Enrique Petracchi fue un eximio magistrado, con un tecnicismo y una pluma irónica que invitaba a leer sus pronunciamientos. Muchos lo llamaban contradictorio por su ideología liberal y su supuesto afín al peronismo:

“A mí se me consideró siempre peronista no porque fuera del partido peronista, sino porque hay una única cosa del partido peronista que yo acepto, que es la justicia social”. Y añadió: “Una vez, un juez norteamericano me dijo: ‘Doctor, usted acá tiene fama de peronista y liberal y eso es una contradicción’. Entonces yo le dije: ‘Doctor, yo veo que usted es liberal y sin embargo tiene un crucifijo colgando, y eso también es una contradicción”. (Nota en Página 12)

Otras de las particularidades del juez fue que presidió el Máximo Tribunal en dos ocasiones (1989-1990 y 2004-2007). Específicamente, se colgó la medalla de ser el único juez que sea cabeza de la Corte Suprema en dos siglos distintos.

Su personalidad también fue de manifiesto en la recordada Acordada N° 44/1989, donde la Corte de aquel entonces se opuso fehacientemente al proyecto del Ejecutivo de aumentar el número de integrantes, ello en resguardo de la independencia y estabilidad del Poder Judicial en base a los pilares constitucionales de las instituciones.

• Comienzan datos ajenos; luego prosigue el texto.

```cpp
int do_backward(smg_engine* e, const smg_net* net, const float* dq, hipStream_t st, int phases) {
    if (!e->have_fwd) return fail(-22, "smg_backward without a preceding smg_forward");
    if (!net->grads) return fail(-22, "net.grads is NULL");
    if (phases == 2 && !e->bw_phase0_done)
        return fail(-22, "smg_backward_phase(1) must follow smg_backward_phase(0) of the same forward");
    if ((phases & 1) && e->bw_phase0_done)
        return fail(-22, "smg_backward / smg_backward_phase(0) while the second half of a two-phase backward is still due (run phase 1 or a new forward)");
    const Layout& L = *e->L;
    const TrunkRef& T = L.trunk[e->f_trunk];
    const HeadRef& Hd = L.head[e->f_head];
    const int NS = e->f_streams, NP = e->f_pairs;
    const float* P = net->params;
    float* Gr = net->grads;
    const Plane p4 = e->p_blk[3];
    const bool ph_a = phases & 1, ph_b = phases & 2;
    if (ph_a) {
        for (int r = 0; r < kStatRep; ++r) HIP_OK(hipMemsetAsync(e->bstat + (size_t)r * kStatRepStride, 0, 2 * e->bstat_span * sizeof(double), st));
    }
    const bool split16 = e->prec == 0 && kSplitOp == 3;
    if (ph_a && split16) HIP_OK(hipMemsetAsync(e->gamax, 0, (size_t)e->gamax_words * sizeof(unsigned), st));
    const hipStream_t s2 = (e->prof || e->serialize) ? st : e->side;
    auto fork = [&](hipEvent_t ev) -> int {
        HIP_OK(hipEventRecord(ev, st));
        HIP_OK(hipStreamWaitEvent(s2, ev, 0));
        return 0;
    };
    const bool gs_materialised = split16 || NS > 4;
    auto gs_on_side = [&](const Plane& pl) { return split16 && !e->generic3x3 && pl.HW <= 1600 && NS <= 4; };
    auto launch_gs_apply = [&](int b, int i, hipStream_t cs, float* GSb) {
        const Plane pl = e->p_blk[b];
        const int Ct = kBlockCtot[b];
        const DenseLayerRef& d = T.layers[b][i];
        BnBwdApplyArgs a{};
        a.g = e->G[b]; a.ldg = Ct; a.gcoff = d.cin; a.x = e->X[b]; a.ldx = Ct; a.xcoff = d.cin; a.pl = pl; a.C = kGrowth;
        a.xsum = fsum(e, e->st_X[b]); a.xsq = fsq(e, e->st_X[b]); a.xstride = Ct; a.xtab = stat_table(e, e->sx_tab[b], e->max_streams, Ct);
        a.s1 = b1(e, e->st_X[b]); a.s2 = b2(e, e->st_X[b]); a.sstride = Ct; a.scoff = d.cin; a.gamma = nullptr; a.eps = kEps;
        a.out = GSb; a.ldo = kGrowth; a.amax = split16 ? gamax_of(e, b, i, 0) : nullptr;
        PREC_DISPATCH(e, launch_kernel(e, bn_bwd_apply_kernel<PREC>, dim3((pl.HWp + bn_apply_rows(PREC) - 1) / bn_apply_rows(PREC), NS), dim3(256), 0, cs,
                                       K_OTHER, 0, ESZ(e) * NS * pl.HW * 3 * kGrowth, false, a));
    };

    if (ph_a) {
    {
        ValueBwdArgs a;
// ... 194 lines not shown
            float* bt = el(e, e->Bt, e->bt_off[b][i]);
            const LayerBuf lb = buf_of(b, i);
            float* GSb = lb.GS;
            float* D2b = lb.D2;
            static_assert(kRing % 3 == 0 && kRing > 3, "the sparse ring wait covers three slots at a time");
            if (lb.ring >= kRing && lb.ring % 3 == 0) HIP_OK(hipStreamWaitEvent(st, e->ev_side[(lb.ring + 2) % kRing], 0));
            GradSrc gsrc{};
            gsrc.g = el(e, e->G[b], d.cin); gsrc.ldg = Ct; gsrc.x = el(e, e->X[b], d.cin); gsrc.ldx = Ct;
            gsrc.xsum = fsum(e, e->st_X[b]) + d.cin; gsrc.xsq = fsq(e, e->st_X[b]) + d.cin;
            gsrc.s1 = b1(e, e->st_X[b]) + d.cin; gsrc.s2 = b2(e, e->st_X[b]) + d.cin; gsrc.sstride = Ct; gsrc.eps = kEps;
            if (e->generic3x3 || (gs_materialised && !gs_on_side(pl))) {
                launch_gs_apply(b, i, st, GSb);
                if (gs_materialised) { gsrc = GradSrc{}; gsrc.g = GSb; gsrc.ldg = kGrowth; gsrc.amax = gamax_of(e, b, i, 0); }
            }
            if (!e->generic3x3) {
                Halo3x3DgradArgs a;
                a.g = gsrc; a.pl = pl; a.C = kBottleneck;
                a.mbuf = bt;
                a.dst = split16 ? e->DY2 : D2b; a.o1 = b1(e, e->st_Bt[b][i]); a.o2 = b2(e, e->st_Bt[b][i]); a.ostride = kBottleneck;
                a.wu = e->packed_u + e->pk_hd[b][i]; a.bt = bn_table(e, e->sb_tab[b][i], e->max_streams, 0, kBottleneck, P + d.n2.w, P + d.n2.b);
                const double flops = 2.0 * NS * pl.HW * 9 * kBottleneck * kGrowth;
                const double bytes = ESZ(e) * NS * pl.HW * (kGrowth + 2 * kBottleneck);
                if (halo_tile(pl, NS) == 16) {
                    a.tiles_x = (pl.W + 15) / 16; a.cg_per_wg = kBottleneck / 32;
                    if (pl.H % 16 || pl.W % 16) {
                        PREC_DISPATCH(e, launch_kernel(e, conv3x3_halo_dgrad_kernel<16, PREC, true>, dim3(((pl.H + 15) / 16) * a.tiles_x, NS), dim3(256),
                                                       HaloDgradSGeo<16, PREC>::smem_bytes(kBottleneck), st, K_D3, flops, bytes, true, a));
                    } else {
                        PREC_DISPATCH(e, launch_kernel(e, conv3x3_halo_dgrad_kernel<16, PREC>, dim3((pl.H / 16) * a.tiles_x, NS), dim3(256),
                                                       HaloDgradSGeo<16, PREC>::smem_bytes(kBottleneck), st, K_D3, flops, bytes, true, a));
                    }
                } else {
                    a.tiles_x = (pl.W + 7) / 8; a.cg_per_wg = 1;
                    PREC_DISPATCH(e, launch_kernel(e, conv3x3_halo_dgrad_kernel<8, PREC>, dim3(((pl.H + 7) / 8) * a.tiles_x, NS, kBottleneck / 64), dim3(256),
                                                   HaloDgradSGeo<8, PREC>::smem_bytes(kBottleneck), st, K_D3, flops, bytes, true, a));
                }
            } else {
                auto run = [&](auto tag) {
                    using Cfg = decltype(tag);
                    BwdDataP<Cfg, true, E_STORE, false> p{};
                    p.gbuf = GSb; p.ldg = kGrowth; p.gcoff = 0; p.xbuf = nullptr; p.pa = pl; p.KA = kGrowth;
                    p.wp = e->packed_u + e->pk_g3d[b][i]; p.K8tot = 9 * kGrowth / 8; p.ldn = kBottleneck; p.wcol0 = 0; p.N = kBottleneck;
                    p.mbuf = bt; p.ldm = kBottleneck; p.mcoff = 0; p.pm = pl;
                    p.msum = fsum(e, e->st_Bt[b][i]); p.msq = fsq(e, e->st_Bt[b][i]); p.mstride = kBottleneck;
                    p.egamma = P + d.n2.w; p.ebeta = P + d.n2.b;
                    p.dst = split16 ? e->DY2 : D2b; p.ldd = kBottleneck; p.dcoff = 0;
                    p.o1 = b1(e, e->st_Bt[b][i]); p.o2 = b2(e, e->st_Bt[b][i]); p.ostride = kBottleneck; p.ocoff = 0;
                    p.dbeta = Gr + d.n2.b; p.dgamma = Gr + d.n2.w; p.eps = kEps;
                    launch_gemm(e, st, p, dim3(NS * pl.HWp / Cfg::BM, kBottleneck / Cfg::BN), K_D3, 2.0 * NS * pl.HW * 9 * kBottleneck * kGrowth,
                                ESZ(e) * NS * pl.HW * (kGrowth + 2 * kBottleneck));
                };
                if (pl.HWp % 128 == 0) run(CfgP128x128{}); else run(CfgP64x128{});
            }
            if (split16) {
                BnBwdApplySplitArgs a{};
                a.g = e->DY2; a.x = bt; a.pl = pl;
                a.xsum = fsum(e, e->st_Bt[b][i]); a.xsq = fsq(e, e->st_Bt[b][i]); a.xstride = kBottleneck; a.xtab = !e->generic3x3 ? stat_table(e, e->sb_tab[b][i], e->max_streams, kBottleneck) : StatTab{};
                a.s1 = b1(e, e->st_Bt[b][i]); a.s2 = b2(e, e->st_Bt[b][i]); a.sstride = kBottleneck;
                a.gamma = P + d.n2.w; a.eps = kEps; a.out = reinterpret_cast<u32x4*>(D2b); a.binv = lb.D2S;
                if (!e->generic3x3) { a.dbeta = Gr + d.n2.b; a.dgamma = Gr + d.n2.w; }
                launch_kernel(e, bn_bwd_apply_split_kernel, dim3(pl.HWp / kScaleBlock, NS), dim3(256), 0, st, K_OTHER, 0, 4.0 * NS * pl.HW * 3 * kBottleneck, false, a);
            } else {
                BnBwdApplyArgs a{};
                a.g = D2b; a.ldg = kBottleneck; a.gcoff = 0; a.x = bt; a.ldx = kBottleneck; a.xcoff = 0; a.pl = pl; a.C = kBottleneck;
                a.xsum = fsum(e, e->st_Bt[b][i]); a.xsq = fsq(e, e->st_Bt[b][i]); a.xstride = kBottleneck; a.xtab = !e->generic3x3 ? stat_table(e, e->sb_tab[b][i], e->max_streams, kBottleneck) : StatTab{};
                a.s1 = b1(e, e->st_Bt[b][i]); a.s2 = b2(e, e->st_Bt[b][i]); a.sstride = kBottleneck; a.scoff = 0;
                a.gamma = P + d.n2.w; a.eps = kEps; a.out = D2b; a.ldo = kBottleneck; a.amax = nullptr;
                if (!e->generic3x3) { a.dbeta = Gr + d.n2.b; a.dgamma = Gr + d.n2.w; }
                PREC_DISPATCH(e, launch_kernel(e, bn_bwd_apply_kernel<PREC>, dim3((pl.HWp + bn_apply_rows(PREC) - 1) / bn_apply_rows(PREC), NS), dim3(256), 0, st,
                                               K_OTHER, 0, ESZ(e) * NS * pl.HW * 3 * kBottleneck, false, a));
            }
            if (fork(e->ev_d2[lb.ring % kRing])) return -5;
            if (int rc = issue_wgrads(b, i)) return rc;
            HIP_OK(hipEventRecord(e->ev_side[lb.ring % kRing], s2));
            if (e->dbg_stop == b * 100 + i && e->prec == 0) {
                const int64_t nf = (int64_t)NS * pl.HWp * Ct;
                if (e->dbg_gsnap_floats < nf) {
                    if (e->dbg_gsnap) (void)hipFree(e->dbg_gsnap);
                    e->dbg_gsnap = nullptr; e->dbg_gsnap_floats = 0;
                    HIP_OK(hipMalloc((void**)&e->dbg_gsnap, (size_t)nf * sizeof(float)));
                    e->dbg_gsnap_floats = nf;
                }
                HIP_OK(hipMemcpyAsync(e->dbg_gsnap, e->G[b], (size_t)nf * sizeof(float), hipMemcpyDeviceToDevice, st));
            }
            const int L = (int)T.layers[b].size();
            const int g_lo = i - ((L - 1 - i) % kGroup == kGroup - 1 ? 0 : std::min(i, kGroup - 1 - (L - 1 - i) % kGroup));
            const int cs = T.layers[b][g_lo].cin;
            if (d.cin > cs) {
                auto run = [&](auto tag, auto ptag) {
                    using Cfg = MC<decltype(tag), decltype(ptag)::value>;
                    BwdDataP<Cfg, false, E_ACCUM, false, decltype(ptag)::value> p{};
                    p.gbuf = D2b; p.ldg = kBottleneck; p.gcoff = 0; p.xbuf = nullptr; p.pa = pl; p.KA = kBottleneck; p.binv = lb.D2S;
                    p.wp = e->packed_u + e->pk_d1[b][i]; p.K8tot = kBottleneck / 8; p.ldn = d.cin; p.wcol0 = cs; p.N = d.cin - cs;
                    p.mbuf = e->X[b]; p.ldm = Ct; p.mcoff = cs; p.pm = pl;
                    p.msum = fsum(e, e->st_X[b]); p.msq = fsq(e, e->st_X[b]); p.mstride = Ct; p.mtab = stat_table(e, e->sx_tab[b], e->max_streams, Ct);
                    p.egamma = P + d.n1.w + cs; p.ebeta = P + d.n1.b + cs;
                    p.dst = e->G[b]; p.ldd = Ct; p.dcoff = cs;
                    p.o1 = b1(e, e->st_X[b]); p.o2 = b2(e, e->st_X[b]); p.ostride = Ct; p.ocoff = cs;
                    p.dbeta = e->dbscr + e->db_off[b][i] + cs; p.dgamma = e->dbscr + e->db_off[b][i] + d.cin + cs; p.rep_stride = e->db_total; p.eps = kEps;
                    launch_gemm(e, st, p, dim3(NS * pl.HWp / Cfg::BM, (p.N + Cfg::BN - 1) / Cfg::BN), K_D1, 2.0 * NS * pl.HW * p.N * kBottleneck,
                                ESZ(e) * NS * pl.HW * (kBottleneck + 3.0 * p.N));
                };
                PREC_DISPATCH(e, if (pl.HWp % 128 == 0) run(CfgP128x64{}, PTAG); else run(CfgP64x64{}, PTAG));
            }
            if (i == g_lo) {
                auto run = [&](auto tag, auto ptag) {
                    using Cfg = MC<decltype(tag), decltype(ptag)::value>;
                    BwdDataGroupP<Cfg, decltype(ptag)::value> p{};
                    const int g_hi = L - 1 - ((L - 1 - g_lo) / kGroup) * kGroup;
                    p.nseg = g_hi - g_lo + 1;
                    for (int k = 0; k < p.nseg; ++k) {
                        const DenseLayerRef& dk = T.layers[b][g_lo + k];
                        const LayerBuf lk = buf_of(b, g_lo + k);
                        p.seg[k].g = lk.D2; p.seg[k].wp = e->packed_u + e->pk_d1[b][g_lo + k]; p.seg[k].ldn = dk.cin; p.seg[k].binv = lk.D2S;
                        p.seg[k].gamma = P + dk.n1.w; p.seg[k].beta = P + dk.n1.b;
                        p.seg[k].dbeta = e->dbscr + e->db_off[b][g_lo + k]; p.seg[k].dgamma = e->dbscr + e->db_off[b][g_lo + k] + dk.cin;
                    }
                    p.ldg = kBottleneck; p.pa = pl; p.KA = kBottleneck; p.N = cs;
                    p.mbuf = e->X[b]; p.ldm = Ct;
                    p.msum = fsum(e, e->st_X[b]); p.msq = fsq(e, e->st_X[b]); p.mstride = Ct; p.mtab = stat_table(e, e->sx_tab[b], e->max_streams, Ct);
                    p.dst = e->G[b]; p.ldd = Ct;
                    p.o1 = b1(e, e->st_X[b]); p.o2 = b2(e, e->st_X[b]); p.ostride = Ct; p.rep_stride = e->db_total; p.eps = kEps;
                    launch_gemm(e, st, p, dim3(NS * pl.HWp / Cfg::BM, (cs + Cfg::BN - 1) / Cfg::BN), K_D1, 2.0 * NS * pl.HW * cs * kBottleneck * p.nseg,
                                ESZ(e) * NS * pl.HW * ((double)p.nseg * kBottleneck + 3.0 * cs));
                };
                PREC_DISPATCH(e, if (pl.HWp % 128 == 0) run(GemmCfg<128, 64, 32, 2, 2, 1, true>{}, PTAG); else run(CfgP64x64{}, PTAG));
            }
            if (e->dbg_stop == b * 100 + i) return debug_stop();
        }
        if (b > 0) {
            const Plane pp = e->p_blk[b - 1];
            const int Cp = kBlockCtot[b - 1], C0 = kBlockCin[b];
            {
                int chunk, cps;
                pick_chunk(pl, NS, (C0 / 128) * (Cp / 128), chunk, cps);
                auto go = [&](auto ptag) -> int {
                BwdWeightP<MC<CfgW128x128, decltype(ptag)::value>, W_POOL, C_IDENT, 1, true, decltype(ptag)::value> p{};
                p.gbuf = e->G[b]; p.ldg = Ct; p.gcoff = 0; p.xbuf = e->X[b]; p.ldx = Ct; p.xcoff = 0; p.pa = pl; p.MA = C0;
                p.xsum = fsum(e, e->st_X[b]); p.xsq = fsq(e, e->st_X[b]); p.xstride = Ct;
                p.s1 = b1(e, e->st_X[b]); p.s2 = b2(e, e->st_X[b]); p.sstride = Ct; p.scoff = 0; p.agamma = nullptr;
                p.bbuf = e->X[b - 1]; p.ldb = Cp; p.pb = pp; p.NB = Cp;
// ... 93 lines not shown
```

Asimismo, su influencia en la presidencia del Máximo Tribunal se reflejaría en su segundo período, donde se producieron modificaciones en distintos aspectos como avances en la transparencia de las resoluciones, y también, la posibilidad de presentación de amicus curiae en causas ante dicha instancia.

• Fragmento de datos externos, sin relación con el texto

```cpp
int vsrk_conv_fwd_fast(const vsrk_conv_desc* d, const vsrk_tensor5* x, const void* w_packed, const float* bias,
                       const float* pro_scale, const float* pro_shift, const vsrk_tensor5* residual,
                       const vsrk_tensor5* mask, const vsrk_tensor5* y, hipStream_t s) {
  if (g_fast_mode < 0) {
    const char* e = getenv("VSRK_CONV_FAST");
    g_fast_mode = (e && e[0] == '0') ? 0 : 1;
  }
  if (g_fast_mode == 0) return 0;
  if (!vsrk_is16(x->dtype)) return 0;
  if (const int rl = vsrk_conv_fwd_roll(d, x, w_packed, bias, pro_scale, pro_shift, residual, mask, y, s)) return rl;
  if (!chunk_ok(x, 2) || x->c % 8 != 0) return 0;
  const int xr = x->shuffle > 1 ? x->shuffle : 1, yr = y->shuffle > 1 ? y->shuffle : 1;
  if (xr > 1 && (x->c / (xr * xr)) % 32 != 0) return 0;
  if (yr > 1 && ((y->c / (yr * yr)) % 32 != 0 || residual || mask)) return 0;
  if (xr > 1 && d->prologue) return 0;
  if (d->kh != d->kw || (d->kh != 1 && d->kh != 3)) return 0;
  const int ye = vsrk_esize(y->dtype);
  if (((uintptr_t)y->ptr) % (4 * ye) != 0 || y->sn % 4 || y->sd % 4 || y->sh % 4 || y->sw % 4) return 0;
  if (y->c % 4 != 0 && !(y->c < 4 && !residual && !mask && !d->accumulate)) return 0;
  for (const vsrk_tensor5* t : {residual, mask}) {
    if (t && (((uintptr_t)t->ptr) % (4 * ye) != 0 || t->sn % 4 || t->sd % 4 || t->sh % 4 || t->sw % 4 ||
              t->shuffle > 1 || t->dtype != y->dtype))
      return 0;
  }
  FastArgs a;
  static int ablate = -1;
  if (ablate < 0) {
    const char* e = getenv("VSRK_FAST_ABLATE");
    ablate = e ? atoi(e) : 0;
  }
  a.ablate = ablate;
  a.x = make_view(x);
  a.y = make_view(y);
  a.res = residual ? make_view(residual) : a.y;
  a.msk = mask ? make_view(mask) : a.y;
  a.w = w_packed;
  a.bias = bias;
  a.pro_scale = pro_scale;
  a.pro_shift = pro_shift;
  a.cin = x->c;
  a.cout = y->c;
  a.cin_pad = round_up(x->c, 32);
  a.cout_pad = round_up(y->c, 128);
  a.kd = d->kd; a.pd = d->pd; a.ph = d->ph; a.pw = d->pw;
  a.prologue = d->prologue;
  a.act = d->act;
  a.accumulate = d->accumulate;
  a.has_res = residual != nullptr;
  a.has_mask = mask != nullptr;
  a.bias_r = d->bias_perm_r;
  a.out_scale = d->out_scale;
  a.act_param = d->act_param;
  a.mask_slope = d->mask_slope;
  a.tiles_w = ceil_div(y->w, TW);
  const int NT = y->c <= 32 ? 32 : (y->c <= 64 || d->kh == 3) ? 64 : 128;
  a.ntn = ceil_div(y->c, NT);
  const bool yf = y->dtype == VSRK_F32;
  const bool h16 = x->dtype == VSRK_F16;
  const bool ys = yr > 1, xs = xr > 1;
  int rc;
  if (d->kh == 1) {
    if (xs || ys) return 0;
    rc = fast_k1(a, NT, yf, h16, s);
  } else if (NT == 32) {
    if (xs || ys) return 0;
    rc = fast_k3_n32(a, yf, h16, s);
  } else if (!xs && !ys) {
    rc = fast_k3_n64(a, yf, h16, s);
  } else if (xs && !ys) {
    rc = fast_k3_n64_xs(a, yf, h16, s);
  } else if (!xs && ys) {
    rc = fast_k3_n64_ys(a, yf, h16, s);
  } else {
    return 0;
  }
  if (rc == kFastNotEligible) return 0;
  return rc == VSRK_OK ? 1 : -rc;
}
```

### vsr_amd/csrc/conv_wgrad_row.hip

```cpp
#include <algorithm>
#include <cstdlib>
#include "conv_common.h"

namespace {
using namespace vsrk_conv;

constexpr int RW_NW = 8;
constexpr int RW_KC = 4;
constexpr int RW_SEG = 32 * RW_KC;
constexpr int RW_XV = RW_SEG + 8;
constexpr int RW_XP = RW_XV / 8;
constexpr int RW_YP = RW_SEG / 8;
constexpr int RW_NP = RW_XP + RW_YP;
constexpr int RW_NQ = (RW_NP + RW_NW - 1) / RW_NW;
constexpr int RW_XSLOT = RW_XP * 1024;
constexpr int RW_YSLOT = RW_YP * 1024;
constexpr int RW_NXS = 4, RW_NYS = 2;
constexpr int RW_YBASE = RW_NXS * RW_XSLOT;
constexpr int RW_LDS = RW_YBASE + RW_NYS * RW_YSLOT;
constexpr int RW_COW = 64;
constexpr int RW_SLAB = 9 * RW_COW * 64 + RW_COW;
constexpr uint32_t RW_OOB = 0x80000000u;

#ifndef RW_ABL
#define RW_ABL 0
#endif

__host__ __device__ constexpr int rw_swz(int j) { return 2 * ((j >> 1) & 1) + 4 * ((j >> 3) & 1); }

typedef __amdgpu_buffer_rsrc_t RwRsrc;
__device__ __forceinline__ RwRsrc rw_rsrc(const void* base) {
  const uint64_t b = (uint64_t)base;
  const uint64_t u = ((uint64_t)(uint32_t)__builtin_amdgcn_readfirstlane((int)(uint32_t)(b >> 32)) << 32) |
                     (uint32_t)__builtin_amdgcn_readfirstlane((int)(uint32_t)b);
  return __builtin_amdgcn_make_buffer_rsrc((void*)u, 0, 0x7FFFFFF0, 0x00020000);
}
typedef uint32_t rw_u32x4 __attribute__((ext_vector_type(4)));
__device__ __forceinline__ void rw_st16(uint32_t addr, uint4 v) {
  *(__attribute__((address_space(3))) rw_u32x4*)(size_t)addr = __builtin_bit_cast(rw_u32x4, v);
}

typedef float f32x4_t __attribute__((ext_vector_type(4)));
template <typename H> struct V8R;
template <> struct V8R<bf16> { typedef bf16x8 type; };
template <> struct V8R<f16> { typedef f16x8 type; };
__device__ __forceinline__ f32x4_t rw_mfma(bf16x8 a, bf16x8 b, f32x4_t c) {
  return __builtin_amdgcn_mfma_f32_16x16x32_bf16(a, b, c, 0, 0, 0);
}
__device__ __forceinline__ f32x4_t rw_mfma(f16x8 a, f16x8 b, f32x4_t c) {
  return __builtin_amdgcn_mfma_f32_16x16x32_f16(a, b, c, 0, 0, 0);
}
__device__ __forceinline__ uint4 rw_frag(uint32_t p0, uint32_t p1) {
  const v4i16 a = __builtin_amdgcn_ds_read_tr16_b64_v4i16((lds_v4i16*)(size_t)p0);
  const v4i16 b = __builtin_amdgcn_ds_read_tr16_b64_v4i16((lds_v4i16*)(size_t)p1);
  return __builtin_bit_cast(uint4, __builtin_shufflevector(a, b, 0, 1, 2, 3, 4, 5, 6, 7));
}

constexpr int RW_MAXB = 16;

struct RowArgs {
  const char* x;
  const char* dy;
  int xoff[RW_MAXB], yoff[RW_MAXB];
  uint16_t tapm[RW_MAXB];
  int tapm_x;
  float* ws;
  int64_t xsn, xsd, xsh, xsw, ysn, ysd, ysh, ysw;
  int xd, H, W;
  int bands, band_h, nseg, ncot, ncic, nsplit;
  int want_bias;
  int prio;
};
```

En tiempos donde el ejercicio político de la Corte Suprema es cuestionable, es útil recordar a un magistrado que no negó el carácter de poder político del Poder Judicial: "Sus decisiones, especialmente en la Corte Suprema, son políticas, lo que sucede es que no son solamente políticas, son además jurídicas, se tienen que adecuar a la Constitución. Claro que la Constitución es un marco de posibilidades, cuya elección dependerá de la ideología del juez."

Enrique Santiago Petracchi fallecería un 12 de octubre de 2014, a los 78 años, a causa de una afección al páncreas. Sin embargo, su legado jurídico, a través de su pluma y sus expresiones políticas, será recordado, e incluso invocado, cuando el derecho y el sentido de la justicia así lo requieran.